The researchers first spotted the attack in October, but after further investigation, they found campaigns dating back to March 2017. Once the malicious file was run, a downloader would be written the disk, and it would modify the system's registry to achieve persistence. Then, it would contact a Telegram bot that acted as a Command & Control (C&C) server and would wait for instructions, which, curiously enough, were written in Russian.

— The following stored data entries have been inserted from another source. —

@@ -19,7 +20,7 @@
 
 __global__ __launch_bounds__(256) __attribute__((amdgpu_waves_per_eu(2, 2))) void k_wmom_gemm(const double* __restrict__ whR, const double* __restrict__ whC,
                                                       const double* __restrict__ Zm, int KMp, int L, int Mp, int B, int Po,
-                                                      int nrb, int ncb, int nwork, int col_deg3,
+                                                      int nrb, int ncb, int nwork, int col_deg3, int ncol_live, int klive,
                                                       const unsigned int* __restrict__ amaxc, const double* __restrict__ zmax2,
                                                       const int* __restrict__ gperm, double* __restrict__ mom) {
   const int orig = blockIdx.x;
@@ -41,7 +42,8 @@
     acol = hi;
   };
   const double* tab = Zm + (size_t)a * Mp * KMp;
-  const int tid = threadIdx.x, wv = tid >> 6, lane = tid & 63, l15 = lane & 15, kq = lane >> 4;
+  const int tid = threadIdx.x, lane = tid & 63, l15 = lane & 15, kq = lane >> 4;
+  const int wv = __builtin_amdgcn_readfirstlane(tid >> 6);
   const int* perm = nullptr;
   if (cb * MM_GEMM_NB >= col_deg3) {
     if (gperm != nullptr) {
@@ -59,7 +61,15 @@
     }
   }
   const int kslice = Mp / MM_MOM_SPLIT;
-  const int k_begin = ks * kslice, nkb = kslice / MM_GEMM_KB;
+  const int k_begin = ks * kslice;
+  int nkb = (klive - k_begin + MM_GEMM_KB - 1) / MM_GEMM_KB;
+  nkb = nkb < 0 ? 0 : (nkb < kslice / MM_GEMM_KB ? nkb : kslice / MM_GEMM_KB);
+  const int ncl = ncol_live < KMp ? ncol_live : KMp;
+  int nlt = (ncl - cb * MM_GEMM_NB) / 16;
+  nlt = nlt > 8 ? 8 : nlt;
+  const bool light = nlt <= 4;
+  int nct = nlt - 2 * wv;
+  nct = nct < 0 ? 0 : (nct > 2 ? 2 : nct);
 
   __shared__ double As[MM_GEMM_RB * MM_GEMM_AS];
   __shared__ double Bs[MM_GEMM_KB * MM_GEMM_BS];
@@ -73,16 +83,20 @@
 
   const int bk = tid >> 3, bc = (tid & 7) * 16;
   const int col0 = cb * MM_GEMM_NB + bc;
-  const bool bvalid = col0 < KMp;
+  const bool bvalid = col0 < ncl;
   const double* bptr = tab + (size_t)(k_begin + bk) * KMp + (bvalid ? col0 : 0);
   double2 ra[4], rbv[8];
+#pragma unroll
+  for (int i = 0; i < 8; ++i) rbv[i] = make_double2(0.0, 0.0);
   auto load_regs = [&](int kb) {
     const double* ap = aptr + kb * MM_GEMM_KB;
 #pragma unroll
     for (int i = 0; i < 4; ++i) ra[i] = *reinterpret_cast<const double2*>(ap + 2 * i);
     const double* bp = bptr + (size_t)kb * MM_GEMM_KB * KMp;
-#pragma unroll
-    for (int i = 0; i < 8; ++i) rbv[i] = *reinterpret_cast<const double2*>(bp + 2 * i);
+    if (bvalid) {
+#pragma unroll
+      for (int i = 0; i < 8; ++i) rbv[i] = *reinterpret_cast<const double2*>(bp + 2 * i);
+    }
   };
   f64x4m acc[4][2];
 #pragma unroll
@@ -90,30 +104,74 @@
 #pragma unroll
     for (int ct = 0; ct < 2; ++ct) acc[rt][ct] = (f64x4m){0.0, 0.0, 0.0, 0.0};
 
+#define MM_GEMM_BCOL(c_) ((c_) * 16 + 2 * (((l15 >> 1) + (c_)) & 7) + (l15 & 1))
+  auto mma = [&](auto nct_tag) {
+    constexpr int NCT = decltype(nct_tag)::value;
+#pragma unroll
+    for (int s = 0; s < MM_GEMM_KB / 4; ++s) {
+      double av[4], bv[NCT];
+#pragma unroll
+      for (int rt = 0; rt < 4; ++rt) av[rt] = As[(rt * 16 + l15) * MM_GEMM_AS + 4 * s + kq];
+#pragma unroll
+      for (int ct = 0; ct < NCT; ++ct) bv[ct] = Bs[(4 * s + kq) * MM_GEMM_BS + MM_GEMM_BCOL(2 * wv + ct)];
+#pragma unroll
+      for (int rt = 0; rt < 4; ++rt)
+#pragma unroll
+        for (int ct = 0; ct < NCT; ++ct)
+          acc[rt][ct] = __builtin_amdgcn_mfma_f64_16x16x4f64(av[rt], bv[ct], acc[rt][ct], 0, 0, 0);
+    }
+  };
+  auto mma_light = [&](auto nlt_tag) {
+    constexpr int NLT = decltype(nlt_tag)::value;
+#pragma unroll
+    for (int s = 0; s < MM_GEMM_KB / 4; ++s) {
+      const double av = As[(wv * 16 + l15) * MM_GEMM_AS + 4 * s + kq];
+      double bv[NLT];
+#pragma unroll
+      for (int j = 0; j < NLT; ++j) bv[j] = Bs[(4 * s + kq) * MM_GEMM_BS + MM_GEMM_BCOL(j)];
+#pragma unroll
+      for (int j = 0; j < NLT; ++j) acc[j][0] = __builtin_amdgcn_mfma_f64_16x16x4f64(av, bv[j], acc[j][0], 0, 0, 0);
+    }
+  };
   load_regs(0);
   for (int kb = 0; kb < nkb; ++kb) {
     __syncthreads();
 #pragma unroll
     for (int i = 0; i < 4; ++i) *reinterpret_cast<double2*>(&As[ar * MM_GEMM_AS + ak + 2 * i]) = ra[i];
-#pragma unroll
-    for (int i = 0; i < 8; ++i)
-      *reinterpret_cast<double2*>(&Bs[bk * MM_GEMM_BS + bc + 2 * ((i + (tid & 7)) & 7)]) = bvalid ? rbv[i] : make_double2(0.0, 0.0);
+    if (bvalid) {
+#pragma unroll
+      for (int i = 0; i < 8; ++i)
+        *reinterpret_cast<double2*>(&Bs[bk * MM_GEMM_BS + bc + 2 * ((i + (tid & 7)) & 7)]) = rbv[i];
+    }
     __syncthreads();
     load_regs(kb + 1 < nkb ? kb + 1 : kb);
-#pragma unroll
-    for (int s = 0; s < MM_GEMM_KB / 4; ++s) {
-      double av[4], bv[2];
-#pragma unroll
-      for (int rt = 0; rt < 4; ++rt) av[rt] = As[(rt * 16 + l15) * MM_GEMM_AS + 4 * s + kq];
-#pragma unroll
-      for (int ct = 0; ct < 2; ++ct)
-        bv[ct] = Bs[(4 * s + kq) * MM_GEMM_BS + wv * 32 + ct * 16 + 2 * (((l15 >> 1) + 2 * wv + ct) & 7) + (l15 & 1)];
-#pragma unroll
-      for (int rt = 0; rt < 4; ++rt)
-#pragma unroll
-        for (int ct = 0; ct < 2; ++ct)
-          acc[rt][ct] = __builtin_amdgcn_mfma_f64_16x16x4f64(av[rt], bv[ct], acc[rt][ct], 0, 0, 0);
-    }
+    if (light) {
+      switch (nlt) {
+        case 1: mma_light(std::integral_constant<int, 1>{}); break;
+        case 2: mma_light(std::integral_constant<int, 2>{}); break;
+        case 3: mma_light(std::integral_constant<int, 3>{}); break;
+        default: mma_light(std::integral_constant<int, 4>{}); break;
+      }
+    } else if (nct == 2) {
+      mma(std::integral_constant<int, 2>{});
+    } else if (nct == 1) {
+      mma(std::integral_constant<int, 1>{});
+    }
+  }
+#undef MM_GEMM_BCOL
+  if (light) {
+#pragma unroll
+    for (int r = 0; r < 4; ++r) {
+      const int row = rb * MM_GEMM_RB + wv * 16 + kq + 4 * r;
+      if (row >= R) continue;
+      int b, po, side, acol;
+      row_item(perm ? perm[row] : row, b, po, side, acol);
+      double* o = mom + ((((size_t)b * Po + po) * 2 + side) * MM_MOM_SPLIT + ks) * KMp + cb * MM_GEMM_NB + l15;
+#pragma unroll
+      for (int j = 0; j < 4; ++j)
+        if (j < nlt) o[j * 16] = acc[j][0][r];
+    }
+    return;
   }
 #pragma unroll
   for (int rt = 0; rt < 4; ++rt)
@@ -127,7 +185,7 @@
 #pragma unroll
       for (int ct = 0; ct < 2; ++ct) {
         const int col = cb * MM_GEMM_NB + wv * 32 + ct * 16 + l15;
-        if (col < KMp) o[col] = acc[rt][ct][r];
+        if (ct < nct) o[col] = acc[rt][ct][r];
       }
     }
 }
@@ -213,7 +271,7 @@
                                                const double* __restrict__ zbar, const double* __restrict__ zmax2,
                                                const unsigned int* __restrict__ amax, const unsigned int* __restrict__ amaxc,
                                                const float* __restrict__ mu,
-                                               int L, int d, int P, int deg, int allow_collapse,
+                                               int L, int d, int P, int deg, int allow_collapse, int old_extent,
                                                int off1, int off2, int off3, int off4, const short* __restrict__ rtab,
                                                double c0, double c1, double* __restrict__ s12) {
   extern __shared__ double sm[];
@@ -230,10 +288,13 @@
   double* Gs = qh + KMp;
   double* dmu = Gs + DK * DK;
   __shared__ double red[4];
+  const bool coll = allow_collapse && deg >= 3 && mm_item_collapsed(amaxc[(size_t)b * Po + po]);
+  const int nmax = coll ? deg : 2;
+  const int kload = old_extent ? KMp : (nmax >= 3 ? off4 : off3);
   {
     const double* nm = mom + (((size_t)b * Po + po) * 2 + 0) * MM_MOM_SPLIT * KMp;
     const double* qm = mom + (((size_t)b * Po + po) * 2 + 1) * MM_MOM_SPLIT * KMp;
-    for (int k = tid; k < KMp; k += 256) {
+    for (int k = tid; k < kload; k += 256) {
       double sn = 0.0, sq = 0.0;
 #pragma unroll
       for (int t = 0; t < MM_MOM_SPLIT; ++t) { sn += nm[t * KMp + k]; sq += qm[t * KMp + k]; }
@@ -248,8 +309,6 @@
     if (tid < DK) dmu[tid] = (tid < d && !rcen) ? (double)mu[(size_t)b * d + tid] - zbar[a * d + tid] : 0.0;
   }
   __syncthreads();
-  const bool coll = allow_collapse && deg >= 3 && mm_item_collapsed(amaxc[(size_t)b * Po + po]);
-  const int nmax = coll ? deg : 2;
   double Gr[DK == 8 ? 64 : 1];
   if constexpr (DK == 8) {
 #pragma unroll
@@ -334,17 +393,17 @@
   if (nwork_ll <= 0 || nwork_ll > 0x7fffffffLL) return MM_E_DIM;
   hipLaunchKernelGGL(k_wmom_gemm, dim3((int)nwork_ll), dim3(256), 0, stream, (const double*)(ws + wl.whR),
                      (const double*)(ws + wl.whC), (const double*)(packed + ml.Zm), ml.KMp, L, wl.Mp, B, wl.Po, nrb, ncb,
-                     (int)nwork_ll, 0x7fffffff , (const unsigned int*)nullptr, (const double*)(packed + ml.zmax2),
+                     (int)nwork_ll, 0x7fffffff , ml.KMp, wl.Mp, (const unsigned int*)nullptr, (const double*)(packed + ml.zmax2),
                      (const int*)nullptr, (double*)(ws + wl.mom));
   hipError_t e = hipGetLastError();
   return e == hipSuccess ? 0 : (int)e;
 }
 
 int mm_launch_moments56(const char* packed, const MMModelLayout& ml, char* ws, const MMWorkspaceLayout& wl,
-                        int B, int L, int d, int allow, int old_spoly56, hipStream_t stream);
+                        int B, int L, int d, int allow, int old_spoly56, int klive, hipStream_t stream);
 
 int mm_launch_moments(const char* packed, const MMModelLayout& ml, char* ws, const MMWorkspaceLayout& wl,
-                      int B, int L, int d, const void* mu_f32, int flags, hipStream_t stream) {
+                      int B, int L, int M, int d, const void* mu_f32, int flags, hipStream_t stream) {
   const double* Zm = (const double*)(packed + ml.Zm);
   double* mom = (double*)(ws + wl.mom);
   const int deg = mm_moment_deg(d) >= 4 ? 3 : mm_moment_deg(d);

The downloader's purpose was, as you might imagine, to download and deploy second-stage payloads, which, for the most part, consisted of cryptocurrency miners. The malicious software was quite clever. In addition to generating crypto coins, the miners displayed decoy documents to distract the victims, and some of them even monitored the list of active processes and temporarily seized the mining activity when they saw that the Task Manager is running. In some cases, several miners were launched at the same time, and they mined for all sorts of cryptocurrencies, including Monero, Zcash, and Fantomcoin.
In other instances, the downloader would deploy a Remote Manipulator System similar to TeamViewer which gave hackers additional access to the compromised endpoint, and the researchers also spotted a payload that was specifically designed to steal artifacts from Telegram's local cache.
Of course, these are only the payloads Kaspersky monitored. The experts said that the full scope of the attack remains unknown. The good news is, after learning about the issue, Telegram patched their product, and right now, it's no longer possible to abuse the IM application in this particular way. The use of what is now an ancient confidence trick shows, however, that you should be careful with all the files you receive, regardless of how legitimate they appear.